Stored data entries
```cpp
__global__ void upsample_grid_kernel(GridArgs src, GridArgs dst, float* dst_first, float* dst_second, long long total) {
  const int C = dst.F + 1, K = dst.F / 3;
  const float sx = (float)src.X / (float)dst.X, sy = (float)src.Y / (float)dst.Y, sz = (float)src.Z / (float)dst.Z;
  for (long long it = (long long)blockIdx.x * blockDim.x + threadIdx.x; it < total; it += (long long)gridDim.x * blockDim.x) {
    const int ch = (int)(it % C);
    long long node = it / C;
    const int z = (int)(node % dst.Z);
    node /= dst.Z;
    const int y = (int)(node % dst.Y), x = (int)(node / dst.Y);
    const UpsampleAxis ax = upsample_axis(x, src.X, sx), ay = upsample_axis(y, src.Y, sy), az = upsample_axis(z, src.Z, sz);
    auto at = [&](int xi, int yi, int zi) -> float {
      bool first;
      const long long off = channel_offset(src, node_lin(src, xi, yi, zi), ch, K, first);
      return (first ? src.dens : src.feat)[off];
    };
    float val[8], wgt[8];
#pragma unroll
    for (int k = 0; k < 8; ++k) {
      const int dx = k >> 2, dy = (k >> 1) & 1, dz = k & 1;
      val[k] = at(dx ? ax.i1 : ax.i0, dy ? ay.i1 : ay.i0, dz ? az.i1 : az.i0);
      wgt[k] = ((dx ? ax.w1 : ax.w0) * (dy ? ay.w1 : ay.w0)) * (dz ? az.w1 : az.w0);
    }
    int uc;
    if (ch == 0) {
      uc = dst.F;
    } else if (ch < 4) {
      uc = (ch - 1) * K;
    } else {
      const int j = ch - 4, colour = j / (K - 1);
      uc = colour * K + 1 + (j - colour * (K - 1));
    }
    float v;
    if (uc < (C & ~7)) {
      v = fmaf(val[7], wgt[7], val[6] * wgt[6]);
#pragma unroll
      for (int k = 5; k >= 0; --k) v = fmaf(val[k], wgt[k], v);
    } else {
      v = fmaf(val[0], wgt[0], val[1] * wgt[1]);
#pragma unroll
      for (int k = 2; k < 8; ++k) v = fmaf(val[k], wgt[k], v);
    }
    bool first;
    const long long off = channel_offset(dst, node_lin(dst, x, y, z), ch, K, first);
    (first ? dst_first : dst_second)[off] = v;
  }
}

__global__ void convert_grid_kernel(GridArgs src, GridArgs dst, float* dst_first, float* dst_second, unsigned int nodes) {
  const int C = dst.F + 1, K = dst.F / 3;
  const int ch = threadIdx.x;
  const bool linear = !src.bricked && !dst.bricked;
  for (unsigned int node = blockIdx.x * blockDim.y + threadIdx.y; node < nodes; node += gridDim.x * blockDim.y) {
    if (ch >= C) continue;
    unsigned int ls = node, ld = node;
    if (!linear) {
      const unsigned int z = node % (unsigned)dst.Z, t = node / (unsigned)dst.Z;
      const unsigned int y = t % (unsigned)dst.Y, x = t / (unsigned)dst.Y;
      ls = node_lin(src, (int)x, (int)y, (int)z);
      ld = node_lin(dst, (int)x, (int)y, (int)z);
    }
    bool sf, df;
    const long long so = channel_offset(src, ls, ch, K, sf);
    const long long doff = channel_offset(dst, ld, ch, K, df);
    (df ? dst_first : dst_second)[doff] = (sf ? src.dens : src.feat)[so];
  }
}

template <int K>
__global__ void reference_to_split_kernel(const float* __restrict__ dens, const float* __restrict__ feat, long long dstride, long long fstride,
                                          float4* __restrict__ base, float4* __restrict__ rest, unsigned int nodes) {
  constexpr int QN = (3 * K + 1) / 4;
  constexpr int KR = K > 1 ? K - 1 : 1;
  const unsigned int total = nodes * QN;
  for (unsigned int it = blockIdx.x * blockDim.x + threadIdx.x; it < total; it += gridDim.x * blockDim.x) {
    const unsigned int node = it / QN, q = it - node * QN;
    const float* f = feat + (long long)node * fstride;
    if (q == 0) {
      base[node] = make_float4(dens[(long long)node * dstride], f[0], f[K], f[2 * K]);
    } else {
      float v[4];
#pragma unroll
      for (int x = 0; x < 4; ++x) {
        const unsigned int r = 4 * (q - 1) + x;
        const unsigned int colour = r / KR, k = r - colour * KR + 1;
        v[x] = f[colour * K + k];
      }
      rest[(long long)node * (QN - 1) + (q - 1)] = make_float4(v[0], v[1], v[2], v[3]);
    }
  }
}

template <int K>
__global__ void split_to_reference_kernel(const float4* __restrict__ base, const float4* __restrict__ rest, float* __restrict__ dens,
                                          float* __restrict__ feat, long long dstride, long long fstride, unsigned int nodes) {
  constexpr int QN = (3 * K + 1) / 4;
  constexpr int KR = K > 1 ? K - 1 : 1;
  const unsigned int total = nodes * QN;
  for (unsigned int it = blockIdx.x * blockDim.x + threadIdx.x; it < total; it += gridDim.x * blockDim.x) {
    const unsigned int node = it / QN, q = it - node * QN;
    float* f = feat + (long long)node * fstride;
    if (q == 0) {
      const float4 v = base[node];
      dens[(long long)node * dstride] = v.x;
      f[0] = v.y;
      f[K] = v.z;
      f[2 * K] = v.w;
    } else {
      const float4 v4 = rest[(long long)node * (QN - 1) + (q - 1)];
      const float v[4] = {v4.x, v4.y, v4.z, v4.w};
#pragma unroll
      for (int x = 0; x < 4; ++x) {
        const unsigned int r = 4 * (q - 1) + x;
        const unsigned int colour = r / KR, k = r - colour * KR + 1;
        f[colour * K + k] = v[x];
      }
    }
  }
}

template <int K>
__global__ void split_to_reference_quads_kernel(const float* __restrict__ base, const float* __restrict__ rest, float4* __restrict__ dens4,
                                                float4* __restrict__ feat4, unsigned int nodes) {
  constexpr unsigned int F = 3 * K, R = F - 3;
  constexpr unsigned int KR = K > 1 ? K - 1 : 1;
  const unsigned int fq = nodes * F / 4, dq = nodes / 4;
  for (unsigned int it = blockIdx.x * blockDim.x + threadIdx.x; it < fq + dq; it += gridDim.x * blockDim.x) {
    float v[4];
    if (it < fq) {
#pragma unroll
      for (unsigned int x = 0; x < 4; ++x) {
        const unsigned int f = 4 * it + x, node = f / F, c = f - node * F;
        const unsigned int colour = c / K, k = c - colour * K;
        v[x] = (k == 0) ? base[node * 4 + 1 + colour] : rest[node * R + colour * KR + (k - 1)];
      }
      feat4[it] = make_float4(v[0], v[1], v[2], v[3]);
    } else {
      const unsigned int n0 = 4 * (it - fq);
      dens4[it - fq] = make_float4(base[n0 * 4], base[n0 * 4 + 4], base[n0 * 4 + 8], base[n0 * 4 + 12]);
    }
  }
}

struct QueryCorner {
  long long lin;
  float w;
  bool ok;
};

__device__ __forceinline__ void query_cell(const float p[3], const GridArgs& g, int i0[3], float w0[3], float w1[3]) {
  const int dims[3] = {g.X, g.Y, g.Z};
#pragma unroll
  for (int a = 0; a < 3; ++a) {
    const float q = p[a] * g.nscale[a] + g.nbias[a];
    const float idx = ((q + 1.0f) * (float)dims[a] - 1.0f) / 2.0f;
    const float fl = floorf(idx);
    w1[a] = idx - fl;
    w0[a] = (fl + 1.0f) - idx;
    i0[a] = (int)fminf(fmaxf(fl, -2.0f), (float)dims[a]);
  }
}

__device__ __forceinline__ QueryCorner query_corner(int k, const int i0[3], const float w0[3], const float w1[3],
                                                    const GridArgs& g) {
  const int dx = k & 1, dy = (k >> 1) & 1, dz = k >> 2;
  const int ix = i0[0] + dx, iy = i0[1] + dy, iz = i0[2] + dz;
  QueryCorner c;
  c.ok = ix >= 0 && ix < g.X && iy >= 0 && iy < g.Y && iz >= 0 && iz < g.Z;
  c.lin = node_lin(g, min(max(ix, 0), g.X - 1), min(max(iy, 0), g.Y - 1), min(max(iz, 0), g.Z - 1));
  c.w = ((dx ? w1[0] : w0[0]) * (dy ? w1[1] : w0[1])) * (dz ? w1[2] : w0[2]);
  return c;
}

__device__ __forceinline__ long long query_offset(int c, long long lin, const GridArgs& g, bool* in_first) {
  const int F = g.F, K = F / 3;
  if (c == F) {
    *in_first = true;
    return lin * g.dstride;
  }
  if (g.layout == RF_LAYOUT_SPLIT) {
    const int ch = c / K, k = c % K;
    if (k == 0) {
      *in_first = true;
      return lin * g.dstride + 1 + ch;
    }
    *in_first = false;
    return lin * g.fstride + ch * (K - 1) + (k - 1);
  }
  *in_first = false;
  return lin * g.fstride + c;
}

__device__ __forceinline__ float density_post(float pre, int mode) {
  if (mode == RF_DENSITY_RELU) return fmaxf(pre, 0.0f);
  if (mode == RF_DENSITY_SOFTPLUS) return (pre > 20.0f) ? pre : log1pf(expf(pre));
  return pre;
}
// ... 2679 lines not shown
```

Baseline: 16.30 billion.

## Stage narrow base-channel batches with all threads in separable brick path

In the separable (BX==4, SH-2, one-round) gather path, narrow base-channel records are now staged one per thread (TH records per batch instead of GB), using a dedicated weight table, byte masks and lists aliased into the existing shared buffers. This halves the number of narrow batches and their barriers, and lets all threads stage instead of only half. The risks are added shared-memory aliasing complexity and byte-sized indices, which a static_assert guards, plus an extra table clear before the narrow pass.

```diff
diff --git a/thr3ed_atom_amd/csrc/relu_field_kernels.hip b/thr3ed_atom_amd/csrc/relu_field_kernels.hip
--- a/thr3ed_atom_amd/csrc/relu_field_kernels.hip
+++ b/thr3ed_atom_amd/csrc/relu_field_kernels.hip
@@ -2345,6 +2345,15 @@
   __shared__ __attribute__((aligned(16))) int s_wstart[kMaxRangesKind], s_wcum[kMaxRangesKind + 8];
   __shared__ __attribute__((aligned(16))) int s_nstart[kMaxRangesKind], s_ncum[kMaxRangesKind + 8];
   __shared__ int s_part[4];
+  constexpr int GBN = SEP ? TH : GB;
+  constexpr int BROW = TH + 4;
+  constexpr int NWB = TH / 64;
+  float* btab = acc;
+  float* brows = acc + 20 * BROW;
+  unsigned char* bmask = reinterpret_cast<unsigned char*>(s_tmask);
+  unsigned char(*blist)[TH + 24] = reinterpret_cast<unsigned char(*)[TH + 24]>(&s_list[0][0]);
+  static_assert(!SEP || (20 * BROW + 4 * TH <= GB * gather_record_words(C4) + GROW * kGatherWtab && TH <= kGatherBatch && NWV * (TH + 24) <= 4 * NWV * (GB + 24)),
+                "the base-channel batch of the separable form fits the full-width batch's buffers, its indices a byte");
   const int B = ONE_ROUND ? 8 : (1 << a.shift);
   const int bshift = ONE_ROUND ? 3 : a.shift;
   const int SY = brick_row_stride(B, C), SX = brick_slab_stride(B, C);
@@ -2415,14 +2424,13 @@
   f32x4 naccr = f32x4{0.f, 0.f, 0.f, 0.f};
 
   if (any) {
-    const int nba = (total + GB - 1) / GB, nbd = (total_d + GB - 1) / GB;
+    const int nba = (total + GB - 1) / GB, nbd = (total_d + GBN - 1) / GBN;
     uint32_t wprev = 0x00ffffffu;
     const int rec_id = tid & (GB - 1);
     const int half = tid >= GB;
 
-    auto stage = [&](auto expand_tag, auto blocks_tag, float4 q0, float4 q1, float4 q2, int nrec) {
+    auto stage = [&](auto expand_tag, float4 q0, float4 q1, float4 q2, int nrec) {
       constexpr bool EXPAND = decltype(expand_tag)::value;
-      constexpr bool BLOCKS = decltype(blocks_tag)::value;
       constexpr int RW = gather_record_words(EXPAND ? C4 : 4);
       if (half == 0) {
         uint32_t tm = 0, wnow = 0x00ffffffu;
@@ -2444,7 +2452,7 @@
           for (int ax = 0; ax < 3; ++ax) {
             const float fl = floorf(idx[ax]);
             const int c = (int)fl - org[ax];
-            const int sh = (BLOCKS && ax > 0) || ax == 2 ? 2 : 1;
+            const int sh = ax == 2 ? 2 : 1;
             uint32_t bits = 0;
             if (c >= 0) {
               wcol[(ax * 8 + c) * GROW] = (fl + 1.0f) - idx[ax];
@@ -2457,17 +2465,13 @@
             pb[ax] = bits;
             wnow |= (uint32_t)(c + 1) << (8 * ax);
           }
-          if constexpr (BLOCKS) {
-            if (pb[0]) tm = ((pb[1] & 1u) ? pb[2] : 0u) | ((pb[1] & 2u) ? pb[2] << 2 : 0u);
-          } else {
-            uint32_t yz = 0;
-#pragma unroll
-            for (int py = 0; py < 4; ++py)
-              if ((pb[1] >> py) & 1u) yz |= pb[2] << (py * npz);
-#pragma unroll
-            for (int px = 0; px < 4; ++px)
-              if ((pb[0] >> px) & 1u) tm |= yz << (px * npy * npz);
-          }
+          uint32_t yz = 0;
+#pragma unroll
+          for (int py = 0; py < 4; ++py)
+            if ((pb[1] >> py) & 1u) yz |= pb[2] << (py * npz);
+#pragma unroll
+          for (int px = 0; px < 4; ++px)
+            if ((pb[0] >> px) & 1u) tm |= yz << (px * npy * npz);
         }
         wprev = wnow;
         s_tmask[rec_id] = tm;
@@ -2492,6 +2496,45 @@
       } else {
         if (half == 0) *reinterpret_cast<float4*>(row) = q1;
       }
+    };
+    auto stage_blocks = [&](float4 q0, float4 q1, int nrec) {
+      uint32_t tm = 0, wnow = 0x00ffffffu;
+      float* wcol = btab + tid;
+      constexpr int first_row[3] = {0, 4, 12}, nodes[3] = {4, 8, 8};
+#pragma unroll
+      for (int ax = 0; ax < 3; ++ax) {
+        const int c1 = (int)((wprev >> (8 * ax)) & 0xffu);
+        if (c1 != 0xff) {
+          if (c1 >= 1) wcol[(first_row[ax] + c1 - 1) * BROW] = 0.0f;
+          if (c1 < nodes[ax]) wcol[(first_row[ax] + c1) * BROW] = 0.0f;
+        }
+      }
+      if (tid < nrec) {
+        const float idx[3] = {q0.x, q0.y, q0.z};
+        const int org[3] = {X0, Y0, Z0};
+        uint32_t pb[3];
+        wnow = 0;
+#pragma unroll
+        for (int ax = 0; ax < 3; ++ax) {
+          const float fl = floorf(idx[ax]);
+          const int c = (int)fl - org[ax];
+          uint32_t bits = 0;
+          if (c >= 0) {
+            wcol[(first_row[ax] + c) * BROW] = (fl + 1.0f) - idx[ax];
+            bits |= 1u << (c >> 2);
+          }
+          if (c + 1 < nodes[ax]) {
+            wcol[(first_row[ax] + c + 1) * BROW] = idx[ax] - fl;
+            bits |= 1u << ((c + 1) >> 2);
+          }
+          pb[ax] = bits;
+          wnow |= (uint32_t)(c + 1) << (8 * ax);
+        }
+        if (pb[0]) tm = ((pb[1] & 1u) ? pb[2] : 0u) | ((pb[1] & 2u) ? pb[2] << 2 : 0u);
+      }
+      wprev = wnow;
+      bmask[tid] = (unsigned char)tm;
+      *reinterpret_cast<float4*>(brows + 4 * tid) = q1;
     };
     auto process = [&](auto wide_tag, int nrec) {
       constexpr bool WIDE = decltype(wide_tag)::value;
@@ -2593,7 +2636,6 @@
       RF_PROF_MARK(2);
     };
     auto process_blocks = [&](int nrec) {
-      constexpr int RW = gather_record_words(4);
       RF_PROF_MARK(7);
       __syncthreads();
       RF_PROF_MARK(2);
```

_EXERCISE BRIEF_. Reply with a number alone, the number of lines of the records that hold the word "blockDim".

_EXERCISE RESULT_. 5